He's no traitor though. Brothers who would be at the scene of this cover, who would be able to tell the other loyalist Primarchs who survive the Heresy what was going on (not to mention the Astartes who would be there), wouldn't let RG take control of the Imperium should he have been some power-mad uber-traitor. This means that the story, the idea, the image, is something more than it seems.
There's also a nice tension in that Horus was desperate to see Sanguinius dead, not wanting to have to vie with him as head of some new Imperium. It would be a nice irony to see him being put forward as a new leader of a loyalist Imperium Secundus should it ever be necessary. RG's idea, yet he puts himself as second-in-command- that's an interesting wrinkle!

GFP


----------



## Rems (Jun 20, 2011)

Giant Fossil Penguin said:


> We saw Sallies fight UMs on Ultramar, so who the hell knows what Guilliman is up to?

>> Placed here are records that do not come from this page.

int allow_big_lds(dskgpu_ctx* ctx, const void* fn, int bytes) {
    for (const void* f : ctx->big_lds_fns) if (f == fn) return DSKGPU_OK;
    CK(hipFuncSetAttribute(fn, hipFuncAttributeMaxDynamicSharedMemorySize, bytes));
    ctx->big_lds_fns.push_back(fn);
    return DSKGPU_OK;
}

namespace {

size_t scatter_lds(int W, u32 P, bool opt = false) { return (size_t)SC_NT * (16 / W) * 8 * W + (size_t)P * (opt ? 20 : 16) + 4 + 17 * 4 + 16 + (opt ? 8 + L0_MAX_PASSES * 8 : 0); }

template <int W, int SRC, int MODE>
int launch_hist_m(dskgpu_ctx* ctx, const typename KeyT<W>::T* keys, const ChunkDesc* descs, const u32* d_nch,
                  u64 max_chunks, u32* matrix, DigitSpec ds, u32 P) {
    const unsigned grid = (unsigned)std::max<u64>(1, std::min<u64>(max_chunks, (u64)ctx->num_cu));
    hipLaunchKernelGGL((k_hist<W, SRC, MODE>), dim3(grid), dim3(SC_NT), 0, ctx->stream, ctx->packed.as<u64>(),
                       ctx->inval.as<u32>(), keys, descs, d_nch, matrix, (int)ctx->cfg.kmer_size, ds, P);
    CKL("k_hist");
    return DSKGPU_OK;
}
template <int W, int SRC>
int launch_hist(dskgpu_ctx* ctx, const typename KeyT<W>::T* keys, const ChunkDesc* descs, const u32* d_nch,
                u64 max_chunks, u32* matrix, DigitSpec ds, u32 P) {
    const bool mp = ds.mode == 1 && ds.npass > 1;
    if (SRC == 0) return ds.mode == 0 ? launch_hist_m<W, 0, 0>(ctx, keys, descs, d_nch, max_chunks, matrix, ds, P)
                       : mp ? launch_hist_m<W, 0, 3>(ctx, keys, descs, d_nch, max_chunks, matrix, ds, P)
                            : launch_hist_m<W, 0, 1>(ctx, keys, descs, d_nch, max_chunks, matrix, ds, P);
    return ds.mode == 2 ? launch_hist_m<W, 1, 2>(ctx, keys, descs, d_nch, max_chunks, matrix, ds, P)
                   : mp ? launch_hist_m<W, 1, 3>(ctx, keys, descs, d_nch, max_chunks, matrix, ds, P)
                        : launch_hist_m<W, 1, 1>(ctx, keys, descs, d_nch, max_chunks, matrix, ds, P);
}

unsigned scatter_grid(const dskgpu_ctx* ctx, int W, u32 P, u64 max_chunks, bool opt = false) {
    const size_t lds = scatter_lds(W, P, opt);
    const u64 per_cu = std::max<u64>(1, std::min<u64>(2048 / SC_NT, (160 * 1024) / lds));
    return (unsigned)std::max<u64>(1, std::min<u64>(max_chunks, (u64)ctx->num_cu * per_cu));
}
template <int W, int SRC, int MODE, bool OPT = false, bool HEAVY = false>
int launch_scatter_m(dskgpu_ctx* ctx, const typename KeyT<W>::T* keys, const ChunkDesc* descs, const u32* d_nch,
                     u64 max_chunks, const u32* scanned, typename KeyT<W>::T* out, DigitSpec ds, u32 P, Opt1Spec o1 = Opt1Spec{nullptr, 0u, 0u, nullptr, nullptr, 0u, nullptr, nullptr, nullptr, 0u, nullptr, 0ull, {0ull, 0ull, 0ull, 0ull}, 0u}) {
    const size_t lds = scatter_lds(W, P, OPT && !o1.uslice);
    const unsigned grid = scatter_grid(ctx, W, P, max_chunks, OPT && !o1.uslice);
    { const int e = allow_big_lds(ctx, reinterpret_cast<const void*>(&k_scatter<W, SRC, MODE, OPT, HEAVY>)); if (e) return e; }
    hipLaunchKernelGGL((k_scatter<W, SRC, MODE, OPT, HEAVY>), dim3(grid), dim3(SC_NT), lds, ctx->stream, SRC == 2 ? ctx->rec_src : ctx->packed.as<u64>(),
                       SRC == 2 ? nullptr : ctx->inval.as<u32>(), keys, descs, d_nch, scanned, out, (int)ctx->cfg.kmer_size, ds, P, o1);
    CKL("k_scatter");
    return DSKGPU_OK;
}
template <int W, int MODE, bool OPT = false, bool SLICED = false>
int launch_scatter_al(dskgpu_ctx* ctx, const typename KeyT<W>::T* keys, const ChunkDesc* descs, const u32* d_nch,
                      u64 max_chunks, const u32* scanned, typename KeyT<W>::T* out, DigitSpec ds, u32 P, OptSpec os = OptSpec{0u, nullptr, nullptr, nullptr, 0u, 0u, 0ull, 0u, 0u, nullptr, nullptr, nullptr, nullptr, nullptr, nullptr}) {
    const size_t lds = ascatter_lds(W, P);
    const unsigned grid = (unsigned)std::max<u64>(1, std::min<u64>(max_chunks, (u64)ctx->num_cu));
    { const int e = allow_big_lds(ctx, reinterpret_cast<const void*>(&k_scatter_al<W, MODE, OPT, SLICED>)); if (e) return e; }
    hipLaunchKernelGGL((k_scatter_al<W, MODE, OPT, SLICED>), dim3(grid), dim3(SC_NT), lds, ctx->stream, keys, descs, d_nch, scanned, out, ds, P, os);
    CKL("k_scatter_al");
    return DSKGPU_OK;
}

template <int W, int SRC>
int launch_scatter(dskgpu_ctx* ctx, const typename KeyT<W>::T* keys, const ChunkDesc* descs, const u32* d_nch,
                   u64 max_chunks, const u32* scanned, typename KeyT<W>::T* out, DigitSpec ds, u32 P) {
    const bool mp = ds.mode == 1 && ds.npass > 1;
    if (SRC == 1 && ascatter_lds(W, P) <= 160 * 1024 && !ctx->tune.no_aligned)
        return ds.mode == 2 ? launch_scatter_al<W, 2>(ctx, keys, descs, d_nch, max_chunks, scanned, out, ds, P)
                       : mp ? launch_scatter_al<W, 3>(ctx, keys, descs, d_nch, max_chunks, scanned, out, ds, P)
                            : launch_scatter_al<W, 1>(ctx, keys, descs, d_nch, max_chunks, scanned, out, ds, P);
    if (SRC == 0) return ds.mode == 0 ? launch_scatter_m<W, 0, 0>(ctx, keys, descs, d_nch, max_chunks, scanned, out, ds, P)
                       : mp ? launch_scatter_m<W, 0, 3>(ctx, keys, descs, d_nch, max_chunks, scanned, out, ds, P)
                            : launch_scatter_m<W, 0, 1>(ctx, keys, descs, d_nch, max_chunks, scanned, out, ds, P);
    return ds.mode == 2 ? launch_scatter_m<W, 1, 2>(ctx, keys, descs, d_nch, max_chunks, scanned, out, ds, P)
                   : mp ? launch_scatter_m<W, 1, 3>(ctx, keys, descs, d_nch, max_chunks, scanned, out, ds, P)
                        : launch_scatter_m<W, 1, 1>(ctx, keys, descs, d_nch, max_chunks, scanned, out, ds, P);
}

inline void launch_count_impl(dskgpu_ctx* ctx, unsigned grid, u64* keys, u64* solid_keys, u32* solid_ab, u32* ovf, const CountParams& cp) {
    if (cp.cap && cp.cap <= CNT_V3_KEYS * CNT_NT) {
        hipLaunchKernelGGL((k_count1v3<CNT_NT, CNT_KPT, CNT_V3_KEYS>), dim3(grid), dim3(CNT_NT), 0, ctx->stream, keys, solid_keys, solid_ab,
                           ctx->nsolid.as<u32>(), ctx->ghist.as<u64>(), ctx->gstats.as<u64>(), ovf, cp, cp.subcnt);
        return;
    }
    if (cp.cap) hipLaunchKernelGGL(k_count1<true>, dim3(grid), dim3(CNT_NT), 0, ctx->stream, keys, solid_keys, ctx->fstart.as<u32>(), solid_ab,
                                   ctx->nsolid.as<u32>(), ctx->ghist.as<u64>(), ctx->gstats.as<u64>(), ovf, cp, cp.subcnt);
    else hipLaunchKernelGGL(k_count1<false>, dim3(grid), dim3(CNT_NT), 0, ctx->stream, keys, solid_keys, ctx->fstart.as<u32>(), solid_ab,
                            ctx->nsolid.as<u32>(), ctx->ghist.as<u64>(), ctx->gstats.as<u64>(), ovf, cp, (const u32*)ctx->fstart.as<u32>());
}
template <int W>
inline void launch_count_impl(dskgpu_ctx* ctx, unsigned grid, KN<W>* keys, KN<W>* solid_keys, u32* solid_ab, u32* ovf, const CountParams& cp) {
    if constexpr (W == 2) {
        if (cp.cap && cp.cap <= C2V_NKEYS * CNT_NT && !ctx->mw_v3_off) {
            CountParams c2 = cp; c2.maxload = std::min<u32>(cp.maxload, C2V_MAXLOAD);
            hipLaunchKernelGGL((k_count2v3<CNT_NT, C2V_KPT, C2V_NKEYS>), dim3(grid), dim3(CNT_NT), 0, ctx->stream, (const K2*)keys, solid_keys, solid_ab,
                               ctx->nsolid.as<u32>(), ctx->ghist.as<u64>(), ctx->gstats.as<u64>(), ovf, c2, cp.subcnt);
            return;
        }
    }
    if (cp.cap) hipLaunchKernelGGL((k_count_mw<W, true>), dim3(grid), dim3(CNT_NT), 0, ctx->stream, keys, solid_keys, ctx->fstart.as<u32>(), solid_ab,
                                   ctx->nsolid.as<u32>(), ctx->ghist.as<u64>(), ctx->gstats.as<u64>(), ovf, cp);
    else hipLaunchKernelGGL((k_count_mw<W, false>), dim3(grid), dim3(CNT_NT), 0, ctx->stream, keys, solid_keys, ctx->fstart.as<u32>(), solid_ab,
                            ctx->nsolid.as<u32>(), ctx->ghist.as<u64>(), ctx->gstats.as<u64>(), ovf, cp);
}
template <int W>
inline void launch_count(dskgpu_ctx* ctx, unsigned grid, typename KeyT<W>::T* keys, typename KeyT<W>::T* solid_keys, u32* solid_ab, u32* ovf, const CountParams& cp) {
    launch_count_impl(ctx, grid, keys, solid_keys, solid_ab, ovf, cp);
}

struct Plan {
    int levels;
    u32 P1, P2, F;
    DigitSpec d1, d2;
};

#define TARGET_KEYS 2900
#define TARGET_KEYS2 2560
#ifndef TARGET_KEYS4
#define TARGET_KEYS4 640
#endif
#ifndef OPT_GROUPS4
#define OPT_GROUPS4 OPT_GROUPS
#endif
#define MAX_LEVEL_BINS 2048
#define ONE_LEVEL_BINS 1024
#define CH2 65536u
#define OPT_GROUPS 545u
#define OPT_GROUPS2 1023u
inline u32 opt_groups(int W) { return W == 2 ? (AL_G2 == 8 ? 1022u : OPT_GROUPS2) : (W == 1 && AL_G1 == 16) ? 546u : W == 4 ? OPT_GROUPS4 : OPT_GROUPS; }
inline u64 target_keys(int W) { return W == 1 ? TARGET_KEYS : W == 2 ? TARGET_KEYS2 : TARGET_KEYS4; }
#define OPT_CAP 4360u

Those were Ultramarines dressed and fighting as Salamanders, it was all a training exercise. It was Guilliman testing the Codex Astartes. He didn't know how the Heresy would pan out and needed to plan for all variables.


----------



## piemelke (Oct 13, 2010)

I am looking forward to the book, what Dan did with know no fear was great, and maybe give the BA somewhat more cachet, however I do not look forward to this 2nd empirium thing, this is starting to feel like dallas or dynasty


----------



## Giant Fossil Penguin (Apr 11, 2009)

Rems, I know that they were UMs dressed up. I was getting at the fact that at the beginning of the story, it does seem as if the Sallies are fighting the UM only for the later reveal. This image might parallel that, in that we see an actual Sanguinius-headed Imperium Secundus, but the reality of it is only later revealed and makes things somewhat more complicated.
Should be interesting, anyhow!

GFP


----------